Saved entries:
•••

template <int P, int MODE>
__global__ __launch_bounds__(512) void lem_encoder_ws3_kernel(LemWsArgs a) {
    constexpr int NS = (P + 1) / 2, M = (3 * P + 2 + 15) / 16;
    __shared__ __attribute__((aligned(16))) float lds[6 * SPLIT_CHUNK_FLOATS + 768];
    __shared__ __attribute__((aligned(16))) float xconst[96 * 8];
    __shared__ half8 bxc[3 * M * 64];
    __shared__ half8 wxl[8 * 2 * M * 64];
    half8* const yfr = reinterpret_cast<half8*>(lds);
    half8* const zfr = yfr + 3 * LEM_WS_FR;
    float* const bias_l = lds + 6 * SPLIT_CHUNK_FLOATS;
    const int tid = threadIdx.x, lane = tid & 63;
    const int wave = __builtin_amdgcn_readfirstlane(tid >> 6);
    const int ks = wave & 3, role = wave >> 2;
    const int c = lane & 31, hh = lane >> 5;
    const bool single = (int)blockIdx.x >= a.full_wgs;
    const long n0 = single ? 96L * a.full_wgs + 32L * ((int)blockIdx.x - a.full_wgs) : (long)blockIdx.x * 96;
    const long n_lim = single ? (n0 + 32 < a.n_nodes ? n0 + 32 : a.n_nodes) : a.n_nodes;
    const int nt = single ? 1 : 3;
    const float LOG2E = 1.44269504088896340736f;
    const float inv_w = a.scales[4], inv_z = a.scales[5];
    const int T = a.t_len;

    {
        half8 zero;
#pragma unroll
        for (int j = 0; j < 8; ++j) zero[j] = (_Float16)0.f;
#pragma unroll
        for (int i = 0; i < 6; ++i) yfr[tid + 512 * i] = zero;
        bias_l[tid] = a.bias_s[tid];
        if (tid < 256) bias_l[512 + tid] = a.mlpb_s[tid];
        if (MODE != 0 && tid < 96) {
            const long nn = n0 + tid < a.n_nodes ? n0 + tid : a.n_nodes - 1;
            float* row = xconst + 8 * tid;
#pragma unroll
            for (int f = 0; f < 8; ++f) row[f] = 0.f;
            row[0] = a.pos_x[nn];
            if (MODE == 1) {
                for (int f = 0; f < a.nv; ++f) row[2 + f] = a.vars[(size_t)nn * a.nv + f];
            } else {
                row[3] = a.pos_t[nn];
                for (int f = 1; f < a.nv; ++f) row[3 + f] = a.vars[(size_t)nn * a.nv + f];
            }
        }
    }
    half8 w[2][4][2][2];
    half8* const wxw = wxl + (size_t)wave * (2 * M * 64) + lane;
    {
        const half8* rs = reinterpret_cast<const half8*>(a.rec_s);
        const half8* wh = reinterpret_cast<const half8*>(a.wx_h);
#pragma unroll
        for (int gi = 0; gi < 2; ++gi) {
            const int grp = 2 * role + gi;
#pragma unroll
            for (int kt = 0; kt < 4; ++kt)
#pragma unroll
                for (int s = 0; s < 2; ++s)
#pragma unroll
                    for (int pl = 0; pl < 2; ++pl)
                        w[gi][kt][s][pl] = rs[(size_t)(grp * 4 + kt) * 1024 + ((s * 4 + ks) * 2 + pl) * 64 + lane];
#pragma unroll
            for (int m = 0; m < M; ++m) wxw[(gi * M + m) * 64] = wh[((grp * 4 + ks) * 2 + m) * 64 + lane];
        }
    }
    const float c0 = -inv_w * LOG2E, c1 = -2.0f * (role ? inv_z : inv_w) * LOG2E, idt = 1.0f / a.dt;

    f32x16 st[3];
#pragma unroll
    for (int X = 0; X < 3; ++X)
#pragma unroll
        for (int r = 0; r < 16; ++r) st[X][r] = 0.f;
    constexpr int ZBASE = 3 * LEM_WS_FR * 16;
    const char* lb_y;
    const char* lb_z;
    {
        unsigned lo = lane * 16;
        asm volatile("" : "+v"(lo));
        lb_y = reinterpret_cast<const char*>(lds) + lo;
        unsigned lo2 = lane * 16 + ZBASE;
        asm volatile("" : "+v"(lo2));
        lb_z = reinterpret_cast<const char*>(lds) + lo2;
    }
    float xn[2 * NS];
    f32x16 acc0, acc1;
#pragma unroll
    for (int r = 0; r < 16; ++r) { acc0[r] = 0.f; acc1[r] = 0.f; }
    __syncthreads();

    float xd[MODE == 1 ? 1 : 3];
    if (MODE != 0 && tid < 192) {
        const int Xt = tid >> 6, l64 = tid & 63;
        float xs[2 * NS];
#pragma unroll
        for (int f = 0; f < 2 * NS; ++f) xs[f] = xconst[8 * (32 * Xt + (l64 & 31)) + f];
        if (MODE == 2) xs[3] = 0.f;
        half8 b0[M];
        lem_ws_slots<P>(xs, l64 >> 5, b0);
#pragma unroll
        for (int m = 0; m < M; ++m) bxc[(Xt * M + m) * 64 + l64] = b0[m];
    }
    __syncthreads();
    auto fetch_x = [&](auto Xc, int t) {
        constexpr int X = decltype(Xc)::value;
        const long n = n0 + 32 * X + c;
        if (MODE != 0) {
            const long node = n < a.n_nodes ? n : a.n_nodes - 1;
            if (MODE == 1) {
                xd[0] = a.u[(size_t)node * a.tw + t];
            } else {
                xd[0] = a.u[(size_t)node * 2 * a.tw + t];
                xd[MODE == 1 ? 0 : 1] = a.u[(size_t)node * 2 * a.tw + a.tw + t];
                xd[MODE == 1 ? 0 : 2] = a.dt_cum[t] + xconst[8 * (32 * X + c) + 3];
            }
            return;
        }
        lem_ws_load_x<P, MODE>(a, xconst + 8 * (32 * X + c), n < a.n_nodes ? n : a.n_nodes - 1, t, xn);
    };
    auto half_m = [&](auto Xc) {
        constexpr int X = decltype(Xc)::value;
        half8 bx[M];
        __builtin_amdgcn_sched_barrier(0);
        if (MODE != 0) {
#pragma unroll
            for (int m = 0; m < M; ++m) bx[m] = bxc[(X * M + m) * 64 + lane];
            lem_ws3_patch<P, MODE>(xd, hh, bx);
        } else {
            lem_ws_slots<P>(xn, hh, bx);
        }
        const f32x16 zero = {0.f, 0.f, 0.f, 0.f, 0.f, 0.f, 0.f, 0.f, 0.f, 0.f, 0.f, 0.f, 0.f, 0.f, 0.f, 0.f};
        acc0 = __builtin_amdgcn_mfma_f32_32x32x16_f16(wxw[0], bx[0], zero, 0, 0, 0);
        acc1 = __builtin_amdgcn_mfma_f32_32x32x16_f16(wxw[M * 64], bx[0], zero, 0, 0, 0);
#pragma unroll
        for (int m = 1; m < M; ++m) {
            acc0 = __builtin_amdgcn_mfma_f32_32x32x16_f16(wxw[m * 64], bx[m], acc0, 0, 0, 0);
            acc1 = __builtin_amdgcn_mfma_f32_32x32x16_f16(wxw[(M + m) * 64], bx[m], acc1, 0, 0, 0);
        }
        constexpr int YO = X * LEM_WS_FR * 16, ZO = (3 + X) * LEM_WS_FR * 16 - ZBASE;
        if (role) lem_ws3_gemm2<false, YO, ZO>(w[0], w[1], lb_y, lb_z, acc0, acc1);
        else lem_ws3_gemm2<true, YO, YO>(w[0], w[1], lb_y, lb_y, acc0, acc1);
    };
    auto half_v = [&](auto Xc) {
        constexpr int X = decltype(Xc)::value;
        lem_ws_update_publish_q(acc0, acc1, c0, c1, idt, st[X], (role ? yfr : zfr) + X * LEM_WS_FR, ks, lane);
    };
    using I0 = std::integral_constant<int, 0>;
    using I1 = std::integral_constant<int, 1>;
    using I2 = std::integral_constant<int, 2>;

    LPROF_DECL
    if (single) {
        if (!role) {
            fetch_x(I0{}, 0);
            for (int t = 0; t < T; ++t) {
                { half_m(I0{}); LPROF(lp_m); }                                                   LEM_SYNC();
                fetch_x(I0{}, t + 1 < T ? t + 1 : t); { half_v(I0{}); LPROF(lp_v); }             LEM_SYNC();
                LEM_SYNC();
                LEM_SYNC();
            }
        } else {
            for (int t = 0; t < T; ++t) {
                LEM_SYNC();
                fetch_x(I0{}, t);                                                               LEM_SYNC();
                { half_m(I0{}); LPROF(lp_m); }                                                   LEM_SYNC();
                { half_v(I0{}); LPROF(lp_v); }                                                   LEM_SYNC();
            }
        }
    } else
    if (!role) {
        fetch_x(I0{}, 0);
        for (int t = 0; t < T; ++t) {
            { half_m(I0{}); LPROF(lp_m); }                                           LEM_SYNC();
            fetch_x(I1{}, t); { half_v(I0{}); LPROF(lp_v); }                         LEM_SYNC();
            { half_m(I1{}); LPROF(lp_m); }                                           LEM_SYNC();
            fetch_x(I2{}, t); { half_v(I1{}); LPROF(lp_v); }                         LEM_SYNC();
            { half_m(I2{}); LPROF(lp_m); }                                           LEM_SYNC();
            fetch_x(I0{}, t + 1 < T ? t + 1 : t); { half_v(I2{}); LPROF(lp_v); }     LEM_SYNC();
        }
        LEM_SYNC();
        LEM_SYNC();
        LEM_SYNC();
    } else {
        LEM_SYNC();
        LEM_SYNC();
        fetch_x(I0{}, 0);                                           LEM_SYNC();
        { half_m(I0{}); LPROF(lp_m); }                                               LEM_SYNC();
        fetch_x(I1{}, 0); { half_v(I0{}); LPROF(lp_v); }                             LEM_SYNC();
        { half_m(I1{}); LPROF(lp_m); }                                               LEM_SYNC();
        for (int t = 1; t < T; ++t) {
            fetch_x(I2{}, t - 1); { half_v(I1{}); LPROF(lp_v); }                     LEM_SYNC();
            { half_m(I2{}); LPROF(lp_m); }                                           LEM_SYNC();
            fetch_x(I0{}, t); { half_v(I2{}); LPROF(lp_v); }                         LEM_SYNC();
            { half_m(I0{}); LPROF(lp_m); }                                           LEM_SYNC();
            fetch_x(I1{}, t); { half_v(I0{}); LPROF(lp_v); }                         LEM_SYNC();
            { half_m(I1{}); LPROF(lp_m); }                                           LEM_SYNC();
        }
        fetch_x(I2{}, T - 1); { half_v(I1{}); LPROF(lp_v); }                         LEM_SYNC();
        { half_m(I2{}); LPROF(lp_m); }                                               LEM_SYNC();
        { half_v(I2{}); LPROF(lp_v); }                                               LEM_SYNC();
    }
    LPROF_FLUSH

    if (a.with_mlp) {
        const half8* ms = reinterpret_cast<const half8*>(a.mlp_s);
#pragma unroll
        for (int gi = 0; gi < 2; ++gi)
#pragma unroll
            for (int kt = 0; kt < 4; ++kt)
#pragma unroll
                for (int s = 0; s < 2; ++s)
#pragma unroll
                    for (int pl = 0; pl < 2; ++pl)
                        w[gi][kt][s][pl] = ms[(size_t)(gi * 4 + kt) * 1024 + ((s * 4 + ks) * 2 + pl) * 64 + lane];
        const float invA = a.scales[6], invB = a.scales[7];
        for (int pass = 0; pass < 2; ++pass) {
            const int X = pass ? 2 : role;
            const bool work = (pass == 0 || role == 0) && X < nt;
            const half8* yb = yfr + X * LEM_WS_FR;
            half8* hb = zfr + X * LEM_WS_FR;
            if (work) {
                f32x16 acc;
                lem_ws_bias(bias_l + 512 + 32 * ks, hh, acc);
#pragma unroll
                for (int kt = 0; kt < 4; ++kt)
#pragma unroll
                    for (int s = 0; s < 2; ++s) {
                        const half8 h0 = yb[((kt * 2 + s) * 2 + 0) * 64 + lane], l0 = yb[((kt * 2 + s) * 2 + 1) * 64 + lane];
                        MSMP_MFMA_LOLO(2, acc, w[0][kt][s][1], l0);
                        acc = __builtin_amdgcn_mfma_f32_32x32x16_f16(w[0][kt][s][1], h0, acc, 0, 0, 0);
                        acc = __builtin_amdgcn_mfma_f32_32x32x16_f16(w[0][kt][s][0], l0, acc, 0, 0, 0);
                        acc = __builtin_amdgcn_mfma_f32_32x32x16_f16(w[0][kt][s][0], h0, acc, 0, 0, 0);
                    }
#pragma unroll
                for (int r = 0; r < 16; ++r) acc[r] = swishf(acc[r] * invA);
                lem_ws_publish(acc, hb, ks, lane);
            }
            __syncthreads();
            if (work) {
                f32x16 res;
                lem_ws_bias(bias_l + 512 + H + 32 * ks, hh, res);
#pragma unroll
                for (int kt = 0; kt < 4; ++kt)
#pragma unroll
                    for (int s = 0; s < 2; ++s) {
                        const half8 h0 = hb[((kt * 2 + s) * 2 + 0) * 64 + lane], l0 = hb[((kt * 2 + s) * 2 + 1) * 64 + lane];
                        MSMP_MFMA_LOLO(2, res, w[1][kt][s][1], l0);
                        res = __builtin_amdgcn_mfma_f32_32x32x16_f16(w[1][kt][s][1], h0, res, 0, 0, 0);
                        res = __builtin_amdgcn_mfma_f32_32x32x16_f16(w[1][kt][s][0], l0, res, 0, 0, 0);
                        res = __builtin_amdgcn_mfma_f32_32x32x16_f16(w[1][kt][s][0], h0, res, 0, 0, 0);
                    }
                const long n = n0 + 32 * X + c;
                if (n < n_lim) {
                    float* o = a.out + (size_t)n * H + 32 * ks + 4 * hh;
#pragma unroll
                    for (int q = 0; q < 4; ++q) {
                        f32x4 v;
#pragma unroll
                        for (int m = 0; m < 4; ++m) v[m] = swishf(res[4 * q + m] * invB);
                        *reinterpret_cast<f32x4*>(o + 8 * q) = v;
                    }
                }
            }
        }
    } else if (role) {
#pragma unroll
        for (int X = 0; X < 3; ++X) {
            const long n = n0 + 32 * X + c;
            if (n < n_lim) {
                float* o = a.out + (size_t)n * H + 32 * ks + 4 * hh;
#pragma unroll
                for (int q = 0; q < 4; ++q) {
                    f32x4 v;
#pragma unroll
                    for (int m = 0; m < 4; ++m) v[m] = st[X][4 * q + m];
                    *reinterpret_cast<f32x4*>(o + 8 * q) = v;
                }
            }
        }
    }
}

•••

*Task goal*. From the entries above, give again exactly the lines running from the line with "for (int m = 0; m < M; ++m) bxc[(Xt" to the line with "using I0 = std::integral_constant<int, 0>;"; include both of those lines.

*Result of this exercise*.
        for (int m = 0; m < M; ++m) bxc[(Xt * M + m) * 64 + l64] = b0[m];
    }
    __syncthreads();
    auto fetch_x = [&](auto Xc, int t) {
        constexpr int X = decltype(Xc)::value;
        const long n = n0 + 32 * X + c;
        if (MODE != 0) {
            const long node = n < a.n_nodes ? n : a.n_nodes - 1;
            if (MODE == 1) {
                xd[0] = a.u[(size_t)node * a.tw + t];
            } else {
                xd[0] = a.u[(size_t)node * 2 * a.tw + t];
                xd[MODE == 1 ? 0 : 1] = a.u[(size_t)node * 2 * a.tw + a.tw + t];
                xd[MODE == 1 ? 0 : 2] = a.dt_cum[t] + xconst[8 * (32 * X + c) + 3];
            }
            return;
        }
        lem_ws_load_x<P, MODE>(a, xconst + 8 * (32 * X + c), n < a.n_nodes ? n : a.n_nodes - 1, t, xn);
    };
    auto half_m = [&](auto Xc) {
        constexpr int X = decltype(Xc)::value;
        half8 bx[M];
        __builtin_amdgcn_sched_barrier(0);
        if (MODE != 0) {
#pragma unroll
            for (int m = 0; m < M; ++m) bx[m] = bxc[(X * M + m) * 64 + lane];
            lem_ws3_patch<P, MODE>(xd, hh, bx);
        } else {
            lem_ws_slots<P>(xn, hh, bx);
        }
        const f32x16 zero = {0.f, 0.f, 0.f, 0.f, 0.f, 0.f, 0.f, 0.f, 0.f, 0.f, 0.f, 0.f, 0.f, 0.f, 0.f, 0.f};
        acc0 = __builtin_amdgcn_mfma_f32_32x32x16_f16(wxw[0], bx[0], zero, 0, 0, 0);
        acc1 = __builtin_amdgcn_mfma_f32_32x32x16_f16(wxw[M * 64], bx[0], zero, 0, 0, 0);
#pragma unroll
        for (int m = 1; m < M; ++m) {
            acc0 = __builtin_amdgcn_mfma_f32_32x32x16_f16(wxw[m * 64], bx[m], acc0, 0, 0, 0);
            acc1 = __builtin_amdgcn_mfma_f32_32x32x16_f16(wxw[(M + m) * 64], bx[m], acc1, 0, 0, 0);
        }
        constexpr int YO = X * LEM_WS_FR * 16, ZO = (3 + X) * LEM_WS_FR * 16 - ZBASE;
        if (role) lem_ws3_gemm2<false, YO, ZO>(w[0], w[1], lb_y, lb_z, acc0, acc1);
        else lem_ws3_gemm2<true, YO, YO>(w[0], w[1], lb_y, lb_y, acc0, acc1);
    };
    auto half_v = [&](auto Xc) {
        constexpr int X = decltype(Xc)::value;
        lem_ws_update_publish_q(acc0, acc1, c0, c1, idt, st[X], (role ? yfr : zfr) + X * LEM_WS_FR, ks, lane);
    };
    using I0 = std::integral_constant<int, 0>;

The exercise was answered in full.